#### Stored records

@@ -439,9 +489,11 @@
             }
         }
     } else if constexpr (BATCH) {
-        place_uniform(p, l, win, n, i, mine, emask, O, o0, 2.0 * (size + size), false, false, ctr, err);
-        place_uniform(p, l, win, n, i, mine, emask, A, 0, c.sep_dist, true, true, ctr, err);
-        place_uniform(p, l, win, n, i, mine, emask, L, A, c.sep_dist, true, false, ctr, err);
+        bool todo = mine;
+        if constexpr (CONF) if (res && mine) todo = !take_placement(p, l, res, i, ctr);
+        place_uniform(p, l, win, n, i, todo, emask, O, o0, 2.0 * (size + size), false, false, ctr, err);
+        place_uniform(p, l, win, n, i, todo, emask, A, 0, c.sep_dist, true, true, ctr, err);
+        place_uniform(p, l, win, n, i, todo, emask, L, A, c.sep_dist, true, false, ctr, err);
         if (mine) for (int o = i; o < O; o += A) {
             p.s.obstacles[((size_t)n * O + o) * 2] = l.ex[o0 + o];
             p.s.obstacles[((size_t)n * O + o) * 2 + 1] = l.ey[o0 + o];
@@ -809,6 +861,9 @@
 #ifndef GMPE_BATCHED_PLACEMENT
 #define GMPE_BATCHED_PLACEMENT 1
 #endif
+#ifndef GMPE_CONFLICT_PLACEMENT
+#define GMPE_CONFLICT_PLACEMENT 1
+#endif
 #ifndef GMPE_MIN_WAVES
 #define GMPE_MIN_WAVES 1
 #endif
@@ -840,6 +895,7 @@
     const bool step = FL ? true : p.mode == MODE_STEP;
     constexpr bool kin = sc_kinematic(SC);
     constexpr bool BATCHK = FL == 2 && AP > 0 && BLOCK > 64 && !sc_rotfam(SC) && SC != SC_NAV_WALLS && GMPE_BATCHED_PLACEMENT;
+    constexpr bool CONFK = BATCHK && SC == SC_NAV && AP * AP >= 4 * AP + 1 && 2 * AP * AP >= 128 && GMPE_CONFLICT_PLACEMENT;
     const int EE = E * E, EE4 = (EE + 3) / 4 * 4, AD4 = (A * D + 3) / 4 * 4;
     const double INF = __builtin_huge_val();
 
@@ -1140,12 +1196,25 @@
         if (early && !spec) stream_graph_fn<BLOCK, AP, SC, FL>(p, out, l, Gv, n0, tid, tid, BLOCK, true, any_mask);
         if constexpr (BATCHK) if (any_reset && tid >= 64) {
             const int ND = EE4 / 2;
-            for (int q = tid - 64; q < Gv * ND; q += BLOCK - 64) {
-                const int gg = q / ND, d = q - gg * ND;
+            int D0 = 0;
+            if constexpr (CONFK) if (p.nfuse > 0) {
+                D0 = 128;
+                constexpr int NS = BLOCK / 64 - 1;
+                for (int gg = ((tid >> 6) - 1 + NS - (int)(blockIdx.x % NS)) % NS; gg < Gv; gg += NS) {
+                    if (!l.flags[gg * 4 + 0]) continue;
+                    const int64_t c0 = reinterpret_cast<const long long*>(l.cntd + (size_t)G * A * 2 + G)[gg];
+                    place_by_conflicts(p, n0 + gg, c0, tid & 63, ND, reinterpret_cast<double*>(l.M + (size_t)gg * EE4), l.F2 + (size_t)gg * A * A);
+                }
+                STAMP_T(24, 64);
+            }
+            const int NR = ND - D0;
+            for (int q = BLOCK - 1 - tid; q < Gv * NR; q += BLOCK - 64) {
+                const int gg = q / NR, d = D0 + (q - gg * NR);
                 if (!l.flags[gg * 4 + 0]) continue;
                 const int64_t c0 = reinterpret_cast<const long long*>(l.cntd + (size_t)G * A * 2 + G)[gg];
                 reinterpret_cast<double*>(l.M + (size_t)gg * EE4)[d] = draw_raw(p, n0 + gg, c0 + d);
             }
+            STAMP_T(25, 64);
         }
         if (spec) {
             if (any_mask && !(abl & 4)) {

#### What is expected
Exactly as written, transcribe each line of the data.

#### Written solution
@@ -439,9 +489,11 @@
             }
         }
     } else if constexpr (BATCH) {
-        place_uniform(p, l, win, n, i, mine, emask, O, o0, 2.0 * (size + size), false, false, ctr, err);
-        place_uniform(p, l, win, n, i, mine, emask, A, 0, c.sep_dist, true, true, ctr, err);
-        place_uniform(p, l, win, n, i, mine, emask, L, A, c.sep_dist, true, false, ctr, err);
+        bool todo = mine;
+        if constexpr (CONF) if (res && mine) todo = !take_placement(p, l, res, i, ctr);
+        place_uniform(p, l, win, n, i, todo, emask, O, o0, 2.0 * (size + size), false, false, ctr, err);
+        place_uniform(p, l, win, n, i, todo, emask, A, 0, c.sep_dist, true, true, ctr, err);
+        place_uniform(p, l, win, n, i, todo, emask, L, A, c.sep_dist, true, false, ctr, err);
         if (mine) for (int o = i; o < O; o += A) {
             p.s.obstacles[((size_t)n * O + o) * 2] = l.ex[o0 + o];
             p.s.obstacles[((size_t)n * O + o) * 2 + 1] = l.ey[o0 + o];
@@ -809,6 +861,9 @@
 #ifndef GMPE_BATCHED_PLACEMENT
 #define GMPE_BATCHED_PLACEMENT 1
 #endif
+#ifndef GMPE_CONFLICT_PLACEMENT
+#define GMPE_CONFLICT_PLACEMENT 1
+#endif
 #ifndef GMPE_MIN_WAVES
 #define GMPE_MIN_WAVES 1
 #endif
@@ -840,6 +895,7 @@
     const bool step = FL ? true : p.mode == MODE_STEP;
     constexpr bool kin = sc_kinematic(SC);
     constexpr bool BATCHK = FL == 2 && AP > 0 && BLOCK > 64 && !sc_rotfam(SC) && SC != SC_NAV_WALLS && GMPE_BATCHED_PLACEMENT;
+    constexpr bool CONFK = BATCHK && SC == SC_NAV && AP * AP >= 4 * AP + 1 && 2 * AP * AP >= 128 && GMPE_CONFLICT_PLACEMENT;
     const int EE = E * E, EE4 = (EE + 3) / 4 * 4, AD4 = (A * D + 3) / 4 * 4;
     const double INF = __builtin_huge_val();
 
@@ -1140,12 +1196,25 @@
         if (early && !spec) stream_graph_fn<BLOCK, AP, SC, FL>(p, out, l, Gv, n0, tid, tid, BLOCK, true, any_mask);
         if constexpr (BATCHK) if (any_reset && tid >= 64) {
             const int ND = EE4 / 2;
-            for (int q = tid - 64; q < Gv * ND; q += BLOCK - 64) {
-                const int gg = q / ND, d = q - gg * ND;
+            int D0 = 0;
+            if constexpr (CONFK) if (p.nfuse > 0) {
+                D0 = 128;
+                constexpr int NS = BLOCK / 64 - 1;
+                for (int gg = ((tid >> 6) - 1 + NS - (int)(blockIdx.x % NS)) % NS; gg < Gv; gg += NS) {
+                    if (!l.flags[gg * 4 + 0]) continue;
+                    const int64_t c0 = reinterpret_cast<const long long*>(l.cntd + (size_t)G * A * 2 + G)[gg];
+                    place_by_conflicts(p, n0 + gg, c0, tid & 63, ND, reinterpret_cast<double*>(l.M + (size_t)gg * EE4), l.F2 + (size_t)gg * A * A);
+                }
+                STAMP_T(24, 64);
+            }
+            const int NR = ND - D0;
+            for (int q = BLOCK - 1 - tid; q < Gv * NR; q += BLOCK - 64) {
+                const int gg = q / NR, d = D0 + (q - gg * NR);
                 if (!l.flags[gg * 4 + 0]) continue;
                 const int64_t c0 = reinterpret_cast<const long long*>(l.cntd + (size_t)G * A * 2 + G)[gg];
                 reinterpret_cast<double*>(l.M + (size_t)gg * EE4)[d] = draw_raw(p, n0 + gg, c0 + d);
             }
+            STAMP_T(25, 64);
         }
         if (spec) {
             if (any_mask && !(abl & 4)) {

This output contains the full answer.